Pub Date: Feb. 27th, 2018
ISBN: 978-0-374-53792-0
Publisher: MCD/Farrar, Straus and Giroux

A lyrical if dark-hearted sidenote to VanderMeer’s wonderfully inventive dystopian novel Borne (2017).

When the singularity arrives, as it surely will, it will do so on extended wings. Where Borne, the blobby union of various genetic brews, escaped from the ruins of a biotech factory owned by the spectacularly malign Company, the Strange Bird, as she is called, “did not know what sky really was as she flew down underground corridors in the dark,” experiencing the rapturous freedom of flight while not quite understanding what was happening to her outside her cage.
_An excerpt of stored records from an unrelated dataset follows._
int bk_shard_route_candidates(bk_ctx *ctx, uint32_t world, void **dev, const uint64_t **counts)
{
  return guarded(ctx, [&] {
    if (!ctx->stream_done || ctx->ext_cand) throw bk_error(BK_ERR_ARG, "bk_shard_route_candidates: needs this shard's own candidates (after bk_shard_begin)");
    if (!world || world > 4096 || !dev || !counts) throw bk_error(BK_ERR_ARG, "bk_shard_route_candidates: bad arguments");
    *dev = route_candidates(ctx->d_cand.get<Cand>(), ctx->hc.n_cand, world, ctx->jb, ctx->st, ctx->route_counts);
    *counts = ctx->route_counts.data();
  });
}

int bk_shard_group_keys(bk_ctx *ctx, const uint32_t **keys, uint32_t *n_groups)
{
  return guarded(ctx, [&] {
    if (keys) *keys = ctx->gkey_host.data();
    if (n_groups) *n_groups = ctx->jr.n_groups;
  });
}

int bk_shard_route_pairs(bk_ctx *ctx, const uint32_t *dest_of_group, uint32_t n_groups, uint32_t world, void **dev, const uint64_t **counts)
{
  return guarded(ctx, [&] {
    if (n_groups != ctx->jr.n_groups || !world || !dev || !counts || (n_groups && !dest_of_group)) throw bk_error(BK_ERR_ARG, "bk_shard_route_pairs: bad arguments");
    ctx->route_counts.assign(world, 0);
    for (uint32_t g = 0; g < n_groups; ++g)
    {
      if (dest_of_group[g] >= world) throw bk_error(BK_ERR_ARG, "bk_shard_route_pairs: destination out of range");
      ctx->route_counts[dest_of_group[g]] += ctx->gstart_host[g + 1] - ctx->gstart_host[g];
    }
    std::vector<uint64_t> base(world, 0), off(n_groups, 0);
    for (uint32_t d = 1; d < world; ++d) base[d] = base[d - 1] + ctx->route_counts[d - 1];
    for (uint32_t g = 0; g < n_groups; ++g)
    {
      off[g] = base[dest_of_group[g]];
      base[dest_of_group[g]] += ctx->gstart_host[g + 1] - ctx->gstart_host[g];
    }
    *dev = route_pairs(ctx->jr, off, ctx->jb, ctx->st);
    *counts = ctx->route_counts.data();
  });
}

int bk_shard_group_pairs(bk_ctx *ctx, const void *pairs_dev, uint64_t n, const uint32_t *all_keys, uint32_t n_all_keys)
{
  return guarded(ctx, [&] {
    if ((n && !pairs_dev) || (n_all_keys && !all_keys)) throw bk_error(BK_ERR_ARG, "bk_shard_group_pairs: null input");
    {
      Scope s(ctx, "group_pairs");
      ctx->jb2.rec_bits = -1;
      group_pairs((const bk_pair *) pairs_dev, n, ctx->nt, ctx->jb2, ctx->st, ctx->jr);
    }
    std::vector<uint32_t> keys(all_keys, all_keys + n_all_keys);
    finish_groups(ctx, &keys);
    ctx->own_groups.clear();
    ctx->clustered = false;
  });
}

int bk_shard_bp_cov(bk_ctx *ctx, double w, void **cov_dev, uint64_t *n)
{
  return guarded(ctx, [&] {
    uint32_t *cov = bp_cov_partial(rec_view(ctx), ctx->clusters_ptr(), ctx->n_clusters, w, (int) ctx->hc.max_span, ctx->bb, ctx->st);
    HIP_CHECK(hipStreamSynchronize(ctx->st));
    if (cov_dev) *cov_dev = cov;
    if (n) *n = 2 * ctx->n_clusters;
  });
}

int bk_shard_bp_vote(bk_ctx *ctx, double w, const void *cov_total_dev)
{
  return guarded(ctx, [&] {
    ensure_splits_sorted(ctx);
    bp_vote(ctx->d_split.get<bk_split>(), ctx->hc.n_split, ctx->clusters_ptr(), ctx->n_clusters, w, (int) ctx->hc.max_span, (const uint32_t *) cov_total_dev,
            ctx->d_hdr.get<int32_t>(), ctx->bb, ctx->st);
    HIP_CHECK(hipStreamSynchronize(ctx->st));
  });
}

int bk_shard_bp_vote_slice(bk_ctx *ctx, double w, const void *cov_total_dev, uint64_t lo, uint64_t hi, void **clusters_dev, void **voted_dev)
{
  return guarded(ctx, [&] {
    if (lo > hi || hi > ctx->n_clusters || !clusters_dev || !voted_dev) throw bk_error(BK_ERR_ARG, "bk_shard_bp_vote_slice: bad range");
    ensure_splits_sorted(ctx);
    bp_vote(ctx->d_split.get<bk_split>(), ctx->hc.n_split, ctx->clusters_ptr() + lo, hi - lo, w, (int) ctx->hc.max_span,
            cov_total_dev ? (const uint32_t *) cov_total_dev + 2 * lo : nullptr, ctx->d_hdr.get<int32_t>(), ctx->bb, ctx->st);
    HIP_CHECK(hipStreamSynchronize(ctx->st));
    *clusters_dev = ctx->clusters_ptr() + lo;
    *voted_dev = ctx->bb.voted.p;
  });
}

int bk_shard_bp_set_voted(bk_ctx *ctx, const void *voted_all_dev)
{
  return guarded(ctx, [&] {
    uint32_t *v = ctx->bb.voted.as<uint32_t>(ctx->n_clusters + 1);
    if (ctx->n_clusters && voted_all_dev != v)
      HIP_CHECK(hipMemcpyAsync(v, voted_all_dev, ctx->n_clusters * 4, hipMemcpyDeviceToDevice, ctx->st));
    HIP_CHECK(hipStreamSynchronize(ctx->st));
  });
}

int bk_shard_bp_depth(bk_ctx *ctx, void **depth_dev, uint64_t *n)
{
  return guarded(ctx, [&] {
    uint32_t *d = bp_depth_partial(rec_view(ctx), ctx->clusters_ptr(), ctx->n_clusters, (int) ctx->hc.max_span, ctx->bb, ctx->st);
    HIP_CHECK(hipStreamSynchronize(ctx->st));
    if (depth_dev) *depth_dev = d;
    if (n) *n = 2 * ctx->n_clusters;
  });
}

int bk_shard_bp_finish(bk_ctx *ctx, const void *depth_total_dev)
{
  return guarded(ctx, [&] {
    bp_finish(ctx->clusters_ptr(), ctx->n_clusters, (const uint32_t *) depth_total_dev, ctx->bb, ctx->st);
    HIP_CHECK(hipStreamSynchronize(ctx->st));
  });
}

int bk_debug_std_sort(bk_ctx *ctx, const uint32_t *key, const uint64_t *group_off, uint32_t n_groups, uint32_t *perm_out)
{
  return guarded(ctx, [&] {
    if (!key || !group_off || !perm_out) throw bk_error(BK_ERR_ARG, "bk_debug_std_sort: null argument");
    const uint64_t n = group_off[n_groups];
    DevBuf dk, dp, dgof, dgoff;
    std::vector<uint32_t> gof(n), iota(n);
    for (uint32_t g = 0; g < n_groups; ++g)
      for (uint64_t p = group_off[g]; p < group_off[g + 1]; ++p) gof[p] = g;
    std::iota(iota.begin(), iota.end(), 0u);
    HIP_CHECK(hipMemcpy(dk.as<uint32_t>(n + 1), key, n * 4, hipMemcpyHostToDevice));
    HIP_CHECK(hipMemcpy(dp.as<uint32_t>(n + 1), iota.data(), n * 4, hipMemcpyHostToDevice));
    HIP_CHECK(hipMemcpy(dgof.as<uint32_t>(n + 1), gof.data(), n * 4, hipMemcpyHostToDevice));
    HIP_CHECK(hipMemcpy(dgoff.as<uint64_t>((uint64_t) n_groups + 1), group_off, ((uint64_t) n_groups + 1) * 8, hipMemcpyHostToDevice));
    uint64_t max_group = 0;
    for (uint32_t g = 0; g < n_groups; ++g) max_group = std::max<uint64_t>(max_group, group_off[g + 1] - group_off[g]);
    SvcStage svc_stage(ctx, true, n + 2ull * n_groups + 4096, max_group, {ctx->st});
    std_sort_groups(dk.get<uint32_t>(), dp.get<uint32_t>(), dgof.get<uint32_t>(), dgoff.get<uint64_t>(), n_groups, n, ctx->cb.se, ctx->st);
    svc_stage.finish();
    HIP_CHECK(hipMemcpyAsync(perm_out, dp.get<uint32_t>(), n * 4, hipMemcpyDeviceToHost, ctx->st));
    HIP_CHECK(hipStreamSynchronize(ctx->st));
  });
}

The Strange Bird, like all critters in this hellish place, is not just bird, but comprises bits and pieces of biotechnology, other DNA, and even some human material—though this heritage does not incline her to like or trust humans, not in the least. Good thing, for just about every human she encounters has designs on her, from the old man who captures her out in the desert and assures her that otherwise she “would be in something’s belly by now” to the magician who marvels at the “sad, unlucky lab bird that never existed before” even as she speculates about how the Strange Bird, ever worse for the wear, might be remade into something more immediately useful. Mord the giant bear, Rachel, Wick, and other figures from Borne turn up to join in fun and games that make the future world of the Terminator film series seem right jolly. The story doesn’t always quite add up, and there’s some spackling and grouting to do to make it neatly join up to its parent novel, doubtless the work of sequels to come. Still, Vandermeer writes circles around most fantasists at work today, and the story, while rewarding of itself, is of an elegantly bleak piece with its predecessor, reminiscent of the best of Brian Aldiss and Philip K. Dick.

VanderMeer fans will treasure this installment in the Borne saga while hoping for something more substantial to follow—and soon.